# WTF is this, and why is it so hot?



## jfischer (Sep 17, 2011)

After more Googling, turns out that's the heater core. No wonder I burned myself touching it. I'm just glad it's not something electronic shorting out after the dealership clowns got done messing with the car.


----------



## 70AARCUDA (Nov 14, 2010)

jfischer said:


> After more Googling, turns out that's the heater core. No wonder I burned myself touching it. I'm just glad it's not something electronic shorting out after the *dealership clowns* got done messing with the car.

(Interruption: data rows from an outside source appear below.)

__global__ __launch_bounds__(256) void bn_finalize_kernel(const float* __restrict__ psum, const float* __restrict__ psq, int nparts,
                                                          int64_t rows, int C, float eps, float momentum, int bessel,
                                                          float* mean, float* rstd, float* mmean, float* mvar, int* guard) {
    __shared__ double s1[256], s2[256];
    const int cx = threadIdx.x & 31, py = threadIdx.x >> 5;
    const int c = blockIdx.x * 32 + cx;
    double a = 0, b = 0;
    if (c < C) {
        int p = py;
        for (; p + 3 * 8 < nparts; p += 4 * 8) {
// ... 134 lines not shown
        }
        if (fin.mmean != nullptr && ok) {
            const double vm = (fin.bessel && fin.rows > 1) ? var * ((double)fin.rows / (double)(fin.rows - 1)) : var;
            fin.mmean[c + t] = fin.mmean[c + t] * fin.momentum + (float)m * (1.f - fin.momentum);
            fin.mvar[c + t] = fin.mvar[c + t] * fin.momentum + (float)vm * (1.f - fin.momentum);
        }
    }
}

int wide_reduce_min() {
    static const int n = [] { const char* e = getenv("BDETR_BN_WIDE_REDUCE"); int v = e ? atoi(e) : 0; return v <= 0 ? 0x7fffffff : v; }();
    return n;
}

void sum_partials2(const float* pa, const float* pb, int nparts, int C, float* oa, float* ob, hipStream_t st) {
    if (nparts >= wide_reduce_min() && C % 4 == 0 && (reinterpret_cast<uintptr_t>(pa) | reinterpret_cast<uintptr_t>(pb)) % 16 == 0)
        hipLaunchKernelGGL(reduce_partials2_kernel<false>, dim3(C / 4), dim3(256), 0, st, pa, pb, nparts, C, oa, ob, BnFinalizeArgs{});
    else
        hipLaunchKernelGGL(sum_partials2_kernel, dim3((C + 7) / 8), dim3(256), 0, st, pa, pb, nparts, C, oa, ob);
}

struct StatFn {
    const float* x; int C;
    __device__ __forceinline__ void operator()(int64_t r, int c, f32x4& a, f32x4& b) const {
        f32x4 v = *reinterpret_cast<const f32x4*>(x + r * C + c);
        a = v; b = v * v;
    }
};

__device__ __forceinline__ float bn_affine(float v, float m, float rs, float g, float b) { return __builtin_fmaf(v - m, rs * g, b); }
__device__ __forceinline__ float bn_bwd_dx(float g, float xv, float m, float rs, float gm, float dg, float db, float inv_rows) {
    const float xh = (xv - m) * rs;
    const float t = __builtin_fmaf(-db, inv_rows, g);
    return __builtin_fmaf(-xh, dg * inv_rows, t) * (rs * gm);
}

__device__ __forceinline__ unsigned relu_mask_bits4(const void* mask, int64_t i) {
    const unsigned long long* w = reinterpret_cast<const unsigned long long*>(mask) + (i >> 6) * 4;
    const int b = (int)(i & 63);
    return (unsigned)((w[0] >> b) & 1ull) | ((unsigned)((w[1] >> b) & 1ull) << 1) | ((unsigned)((w[2] >> b) & 1ull) << 2) | ((unsigned)((w[3] >> b) & 1ull) << 3);
}

struct BnBwdFn {
    const float* dout; const float* out; const float* x; const float* mean; const float* rstd; const float* gamma; const float* beta;
    int C; int relu;
    int out_p16 = 0;
    int even_h = 0, even_w = 0;
    int dout_compact = 0;
    __device__ __forceinline__ void operator()(int64_t r, int c, f32x4& a, f32x4& b) const {
        const int64_t rg = r;
        if (even_h > 0) {
            const unsigned w2 = (unsigned)(even_w + 1) >> 1, h2 = (unsigned)(even_h + 1) >> 1;
            const unsigned q = (unsigned)r, j2 = q % w2, t = q / w2, i2 = t % h2, n = t / h2;
            r = ((int64_t)n * even_h + 2 * i2) * even_w + 2 * j2;
        }
        f32x4 g = *reinterpret_cast<const f32x4*>(dout + (dout_compact ? rg : r) * C + c);
        f32x4 xv = *reinterpret_cast<const f32x4*>(x + r * C + c);
        f32x4 m = *reinterpret_cast<const f32x4*>(mean + c);
        f32x4 rs = *reinterpret_cast<const f32x4*>(rstd + c);
        if (relu) {
            if (out != nullptr && out_p16) {
                const unsigned pm = out_p16 == 2 ? relu_mask_bits4(out, (r * C + c) >> 2) : p16_positive4_bf16(out, (r * C + c) >> 2);
#pragma unroll
                for (int e = 0; e < 4; ++e) if (!((pm >> e) & 1u)) g[e] = 0.f;
            } else if (out != nullptr) {
                f32x4 o = *reinterpret_cast<const f32x4*>(out + r * C + c);
#pragma unroll
                for (int e = 0; e < 4; ++e) if (!(o[e] > 0.f)) g[e] = 0.f;
            } else {
                f32x4 gm = *reinterpret_cast<const f32x4*>(gamma + c), bt = *reinterpret_cast<const f32x4*>(beta + c);
#pragma unroll
                for (int e = 0; e < 4; ++e) if (!(bn_affine(xv[e], m[e], rs[e], gm[e], bt[e]) > 0.f)) g[e] = 0.f;
            }
        }
        a = g; b = g * ((xv - m) * rs);
    }
};

__global__ __launch_bounds__(256) void bn_apply_kernel(const float* __restrict__ x, const float* __restrict__ mean, const float* __restrict__ rstd,
                                                       const float* __restrict__ gamma, const float* __restrict__ beta,
                                                       const float* __restrict__ residual, int relu, float* __restrict__ out,
                                                       int64_t n4, int c4n) {
    for (int64_t i = (int64_t)blockIdx.x * blockDim.x + threadIdx.x; i < n4; i += (int64_t)gridDim.x * blockDim.x) {
        const int c = (int)(i % c4n) * 4;
        f32x4 v = reinterpret_cast<const f32x4*>(x)[i];
        f32x4 m = *reinterpret_cast<const f32x4*>(mean + c), rs = *reinterpret_cast<const f32x4*>(rstd + c);
        f32x4 g = *reinterpret_cast<const f32x4*>(gamma + c), b = *reinterpret_cast<const f32x4*>(beta + c);
        f32x4 o;
#pragma unroll
        for (int e = 0; e < 4; ++e) o[e] = bn_affine(v[e], m[e], rs[e], g[e], b[e]);
        if (residual != nullptr) o += reinterpret_cast<const f32x4*>(residual)[i];
        if (relu) {
#pragma unroll
            for (int e = 0; e < 4; ++e) o[e] = fmaxf(o[e], 0.f);
        }
        reinterpret_cast<f32x4*>(out)[i] = o;
    }
}
// ... 61 lines not shown
        f32x4 mx = {-INFINITY, -INFINITY, -INFINITY, -INFINITY};
        unsigned arg = 0;
#pragma unroll
        for (int k = 0; k < 9; ++k) {
            if (!in[k]) continue;
#pragma unroll
            for (int e = 0; e < 4; ++e) {
                const float a = fmaxf(bn_affine(v[k][e], m[e], rs[e], g[e], b[e]), 0.f);
                if (a > mx[e]) { mx[e] = a; arg = (arg & ~(0xFFu << (8 * e))) | ((unsigned)k << (8 * e)); }
            }
        }
        tap[i] = arg;
        if (out32 != nullptr) reinterpret_cast<f32x4*>(out32)[i] = mx;
        if (out_f16 != nullptr) {
            p16_store4<true>(out_f16, i, mx[0], mx[1], mx[2], mx[3]);
            if (overflow_flag != nullptr) {
                const float top = fmaxf(fmaxf(mx[0], mx[1]), fmaxf(mx[2], mx[3]));
                if (!(top < P16_F16_LIMIT)) *overflow_flag = 1;
            }
        }
    }
}

__device__ __forceinline__ f32x4 stem_pixel_grad(const float* __restrict__ dpool, const unsigned* __restrict__ tap, const StemGeom& s, unsigned px, int c,
                                                 const f32x4 yv, const f32x4 m, const f32x4 rs, const f32x4 gm, const f32x4 bt, f32x4& xhat) {
    const int c4n = s.C / 4, c4 = c / 4;
    const int iw = (int)(px % (unsigned)s.W); const unsigned t = px / (unsigned)s.W;
    const int ih = (int)(t % (unsigned)s.H), n = (int)(t / (unsigned)s.H);
    const int ph0 = ih >> 1, pw0 = iw >> 1;
    const bool two_h = (ih & 1) & (int)(ph0 + 1 < s.PH), two_w = (iw & 1) & (int)(pw0 + 1 < s.PW);
    unsigned word[4];
    f32x4 dv[4];
    unsigned mine[4];
#pragma unroll
    for (int k = 0; k < 4; ++k) {
        const int a = k >> 1, b = k & 1;
        const bool real = (a == 0 || two_h) && (b == 0 || two_w);
        const int ph = ph0 + (a & (int)two_h), pw = pw0 + (b & (int)two_w);
        const int64_t o = (((int64_t)n * s.PH + ph) * s.PW + pw) * c4n + c4;
        mine[k] = real ? (unsigned)((ih - (ph * 2 - 1)) * 3 + (iw - (pw * 2 - 1))) : 0xFFu;
        word[k] = tap[o];
        dv[k] = reinterpret_cast<const f32x4*>(dpool)[o];
    }
    f32x4 g = {0.f, 0.f, 0.f, 0.f};
#pragma unroll
    for (int k = 0; k < 4; ++k)
#pragma unroll
        for (int e = 0; e < 4; ++e) if (((word[k] >> (8 * e)) & 0xFFu) == mine[k]) g[e] += dv[k][e];
    xhat = (yv - m) * rs;
#pragma unroll
    for (int e = 0; e < 4; ++e) if (!(bn_affine(yv[e], m[e], rs[e], gm[e], bt[e]) > 0.f)) g[e] = 0.f;
    return g;
}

...sounds like *Mr. Goodwrench* left you a *lump of coal* for Christmas, New Year, Easter, Holloween and Thanksgiving too!


----------



## iKermit (Dec 13, 2010)

jfischer said:


> Just had the dealer-installed (which I didn't want) alarm removed and I was checking their work when I got home. Touched this piece of metal and darn near burned my finger. Anyone know what this is, and if it's normally supposed to get so freaking hot? This is the driver's side footwell you're looking at:
> 
> 
> 
> ...


There was a thread about this made already, pretty sure the person who made it had the same reaction as you lol. And yes, your right, it's the heater core.


----------



## jfischer (Sep 17, 2011)

iKermit said:


> There was a thread about this made already, pretty sure the person who made it had the same reaction as you lol. And yes, your right, it's the heater core.

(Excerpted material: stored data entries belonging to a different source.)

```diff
@@ -520,24 +602,7 @@
     __syncthreads();
     if (grp < nrows) {
       const Cand c = s_cand[grp];
-      const void* rp = slots + grp * slot_bytes;
-      float acc = 0.f;
-      uint32_t e = j8;
-#pragma unroll 8
-      for (; e < body; e += 8) acc = __builtin_fmaf(qptr[e], load1<DT>(rp, e), acc);
-      float s = acc + __shfl_xor(acc, 4);
-      s = s + __shfl_xor(s, 1);
-      s = s + __shfl_xor(s, 2);
-      uint32_t t = body;
-      if (t < dim) {
-        if constexpr (DT == DT_F32) {
-          if (dim - t >= 4) {
-            for (int u = 0; u < 4; ++u) { const float p = qptr[t + u] * load1<DT>(rp, t + u); s = s + p; }
-            t += 4;
-          }
-        }
-        for (; t < dim; ++t) s = __builtin_fmaf(qptr[t], load1<DT>(rp, t), s);
-      }
+      float s = score8<DT>(slots + grp * slot_bytes, qptr, dim, j8);
       if constexpr (DT == DT_I8) s = s * scales[c.row];
       if (j8 == 0) {
         if (ebound && eb >= 0.f && !(__builtin_fabsf(s - c.score) <= eb)) atomicAdd(violations, 1u);
@@ -547,8 +612,8 @@
   }
   if (fs.mode == 0) return;
   __syncthreads();
-  select_body(q, tid, 256u, reinterpret_cast<Cand*>(smem_raw), cand, cnt, cap, fs.k, nullptr, fs.thr, fs.overflow, fs.mode, fs.row_base,
-              fs.out_ids, fs.out_scores, fs.out_k, fs.any_overflow, nullptr, false);
+  select_body<0>(q, tid, 256u, reinterpret_cast<Cand*>(smem_raw), cand, cnt, cap, fs.k, nullptr, fs.thr, fs.overflow, fs.mode, fs.row_base,
+              fs.out_ids, fs.out_scores, fs.out_k, fs.any_overflow, nullptr, false, ExactBar{});
   if (fs.ticket == nullptr) return;
   asm volatile("s_waitcnt vmcnt(0)" ::: "memory");
   __syncthreads();
diff --git a/nano-vectordb_amd/csrc/nvdb_corpus.cpp b/nano-vectordb_amd/csrc/nvdb_corpus.cpp
--- a/nano-vectordb_amd/csrc/nvdb_corpus.cpp
+++ b/nano-vectordb_amd/csrc/nvdb_corpus.cpp
@@ -396,6 +396,7 @@
   else if (k == "waves8") { c->opt_waves8 = value ? 1 : 0; }
   else if (k == "fuse") { c->opt_fuse = value ? 1 : 0; }
   else if (k == "zero_copy") { c->opt_zero_copy = value ? 1 : 0; }
+  else if (k == "shadow_exact_thr") { c->opt_shadow_exact_thr = value ? 1 : 0; }
   else if (k == "exact_mfma") { c->opt_exact_mfma = value ? 1 : 0; }
   else if (k == "exact_img") { c->opt_exact_img = value ? 1 : 0; }
   else if (k == "exact_prescan") { c->opt_exact_prescan = value ? 1 : 0; }
diff --git a/nano-vectordb_amd/csrc/nvdb_ctx.h b/nano-vectordb_amd/csrc/nvdb_ctx.h
--- a/nano-vectordb_amd/csrc/nvdb_ctx.h
+++ b/nano-vectordb_amd/csrc/nvdb_ctx.h
@@ -105,6 +105,7 @@
   DevBuf hostblock;
   DevBuf tickets;
   int64_t opt_fuse = 1;
+  int64_t opt_shadow_exact_thr = 1;
   int64_t opt_zero_copy = 1;
   bool status_by_kernel = false;
   size_t q32_dirty = 0;
@@ -257,7 +258,7 @@
 nvdb_status launch_scan_exact(nvdb_hip_ctx* c, hipStream_t s, uint32_t row_lo, uint32_t row_hi, const float* q32, uint32_t nq, uint32_t k,
                               const float* thr, uint32_t cap, uint32_t reserve);
 nvdb_status launch_select(nvdb_hip_ctx* c, hipStream_t s, uint32_t nq, uint32_t cap, uint32_t k, const float* slack, int mode, uint64_t* out_ids,
-                          float* out_scores, uint32_t out_k);
+                          float* out_scores, uint32_t out_k, const float* q32 = nullptr);
 nvdb_status launch_rescore(nvdb_hip_ctx* c, hipStream_t s, const float* q32, uint32_t nq, uint32_t cap, FinalSelect fs = FinalSelect{}, bool* fused = nullptr);
 nvdb_status search_largek(nvdb_hip_ctx* c, hipStream_t s, const float* dev_q, uint32_t nq, uint32_t k, uint64_t* dev_out_ids, float* dev_out_scores,
                           uint32_t n_rows = 0, Cand* seed_cand = nullptr, uint32_t* seed_cnt = nullptr, uint32_t seed_cap = 0);
diff --git a/nano-vectordb_amd/csrc/nvdb_launch_exact.cpp b/nano-vectordb_amd/csrc/nvdb_launch_exact.cpp
--- a/nano-vectordb_amd/csrc/nvdb_launch_exact.cpp
+++ b/nano-vectordb_amd/csrc/nvdb_launch_exact.cpp
@@ -131,17 +131,23 @@
 }
 
 nvdb_status launch_select(nvdb_hip_ctx* c, hipStream_t s, uint32_t nq, uint32_t cap, uint32_t k, const float* slack,
-                          int mode, uint64_t* out_ids, float* out_scores, uint32_t out_k) {
-  const void* fn = reinterpret_cast<const void*>(select_kernel);
-  if (nvdb_status ls = raise_lds_limit(c, fn, SELECT_MAX_CAP * sizeof(Cand))) return ls;
+                          int mode, uint64_t* out_ids, float* out_scores, uint32_t out_k, const float* q32) {
+  constexpr size_t XQ_MAX = 16 * 1024;
   uint32_t cap2 = 1;
   while (cap2 < cap) cap2 <<= 1;
   static_assert(SELECT_MAX_CAP * sizeof(Cand) <= 64 * 1024 && (SELECT_MAX_CAP & (SELECT_MAX_CAP - 1)) == 0, "select_kernel LDS");
-  select_kernel<<<nq, 256, cap2 * sizeof(Cand), s>>>(static_cast<Cand*>(c->cand.p), static_cast<uint32_t*>(c->cnt.p), cap, k, slack,
+  const size_t qbytes = static_cast<size_t>(c->dim) * 4;
+  const bool f16 = c->dtype == NVDB_DTYPE_F16;
+  if (q32 != nullptr && ((mode & 1) || k > WAVE_KMAX || qbytes > XQ_MAX || (!f16 && c->dtype != NVDB_DTYPE_F32)))
+    return fail(c, NVDB_ERR_INTERNAL, "select: exact bar asked for a list it does not serve");
+  auto kern = q32 == nullptr ? select_kernel<0> : f16 ? select_kernel<DT_F16> : select_kernel<DT_F32>;
+  if (nvdb_status ls = raise_lds_limit(c, reinterpret_cast<const void*>(kern), SELECT_MAX_CAP * sizeof(Cand) + (q32 ? XQ_MAX : 0))) return ls;
+  const ExactBar xb{c->rows, q32, static_cast<const float*>(c->ebound.p), c->dim, static_cast<uint32_t>(c->n), static_cast<uint32_t>(cap2 * sizeof(Cand))};
+  kern<<<nq, 256, cap2 * sizeof(Cand) + (q32 ? qbytes : 0), s>>>(static_cast<Cand*>(c->cand.p), static_cast<uint32_t*>(c->cnt.p), cap, k, slack,
                                                    static_cast<float*>(c->thr.p), static_cast<uint32_t*>(c->overflow.p), mode,
                                                    c->row_base, reinterpret_cast<unsigned long long*>(out_ids), out_scores, out_k,
                                                    static_cast<uint32_t*>(c->misc.p) + 6,
-                                                   c->opt_xcd_balance ? static_cast<float*>(c->xcdw.p) : nullptr);
+                                                   c->opt_xcd_balance ? static_cast<float*>(c->xcdw.p) : nullptr, xb);
   HIPCHK(c, hipGetLastError());
   return NVDB_OK;
 }
diff --git a/nano-vectordb_amd/csrc/nvdb_search.cpp b/nano-vectordb_amd/csrc/nvdb_search.cpp
--- a/nano-vectordb_amd/csrc/nvdb_search.cpp
+++ b/nano-vectordb_amd/csrc/nvdb_search.cpp
@@ -109,7 +109,8 @@
   else if (p.boot == BOOT_ANYK_SEEDED) st = search_largek(c, s, dev_q, nq, k_eff, nullptr, nullptr, p.r0, static_cast<Cand*>(c->cand.p), static_cast<uint32_t*>(c->cnt.p), cap);
   else st = launch_scan_exact(c, s, 0, p.r0, dev_q, nq, k_eff, nullptr, cap, 0);
   if (st) return st;
-  if ((st = launch_select(c, s, nq, cap, k_eff, slack, p.boot == BOOT_MFMA ? 2 : 0, nullptr, nullptr, p.boot == BOOT_MFMA ? p.boot_tiles : 0))) return st;
+  const float* xthr_q = (p.shadow && k_eff <= WAVE_KMAX && c->opt_shadow_exact_thr) ? dev_q : nullptr;
+  if ((st = launch_select(c, s, nq, cap, k_eff, slack, p.boot == BOOT_MFMA ? 2 : 0, nullptr, nullptr, p.boot == BOOT_MFMA ? p.boot_tiles : 0, xthr_q))) return st;
   size_t ev = 0;
   for (uint32_t r = p.r0; r < p.n_al;) {
     const uint32_t hi = chunk_end(p, r);
@@ -133,7 +134,7 @@
     if (time_filter && acct) { HIPCHK(c, hipEventRecord(get_event(c, ev + 1), s)); }
     if (time_filter) { c->ev_filter.emplace_back(ev, ev + 1); ev += 2; }
     if (acct) c->klaunch.push_back(kl);
-    if ((st = launch_select(c, s, nq, cap, k_eff, slack, 0, nullptr, nullptr, 0))) return st;
+    if ((st = launch_select(c, s, nq, cap, k_eff, slack, 0, nullptr, nullptr, 0, xthr_q))) return st;
     c->stats.chunks++;
     c->stats.rows_scanned += static_cast<uint64_t>(hi - r) * QT;
     r = hi;
```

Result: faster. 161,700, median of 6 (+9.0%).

I didn't see it until now, I thought it was a piece of electronics given its location which is why I posted in the Electronics forum


----------



## cruzeman (Mar 13, 2011)

i insulated the pipes there so it wouldnt get so hot by my legs...


----------



## James-man (Sep 22, 2012)

cruzeman said:


> i insulated the pipes there so it wouldnt get so hot by my legs...



Great idea. So here is the score:

1-0 for solvng the footwell panel high heat problem.
0-1 for the other 400,000 Cruze drivers out there that have hot right calves and sweaty accelerator feet.

Uninsulated heater core to inner cabin sounds like a third-grade level design flaw. Say it isn't so.


----------



## wmschoonover (Aug 7, 2012)

I plan to insulate the black duct located under there as well.
Pretty sure that's the outside air path and would explain why the air is warm even if its cool outside. Heater core is warming the air.


----------



## spacedout (Dec 7, 2010)

This thread is over a year old, I am pretty sure the pipes are insulated on all 2012+ cars.


----------



## obermd (Mar 3, 2012)

Even after driving all day - there is only a small warm spot in my drivers side footwell. It's definitely insulated in my 2012 ECO MT.


----------



## Smurfenstein (Nov 16, 2011)

I've never noticed it, even after having my Cruze for almost a year now.


----------



## James-man (Sep 22, 2012)

Had the Chevy dealer insulate and now the panel is only slightly warm, as it should be. Easily solved.


----------



## Big Grouch (Apr 16, 2012)

Does this mean the heater core will be easier to change? Seems most cars you start disassembling from the rear license plate and work forward to get the heater core out.


----------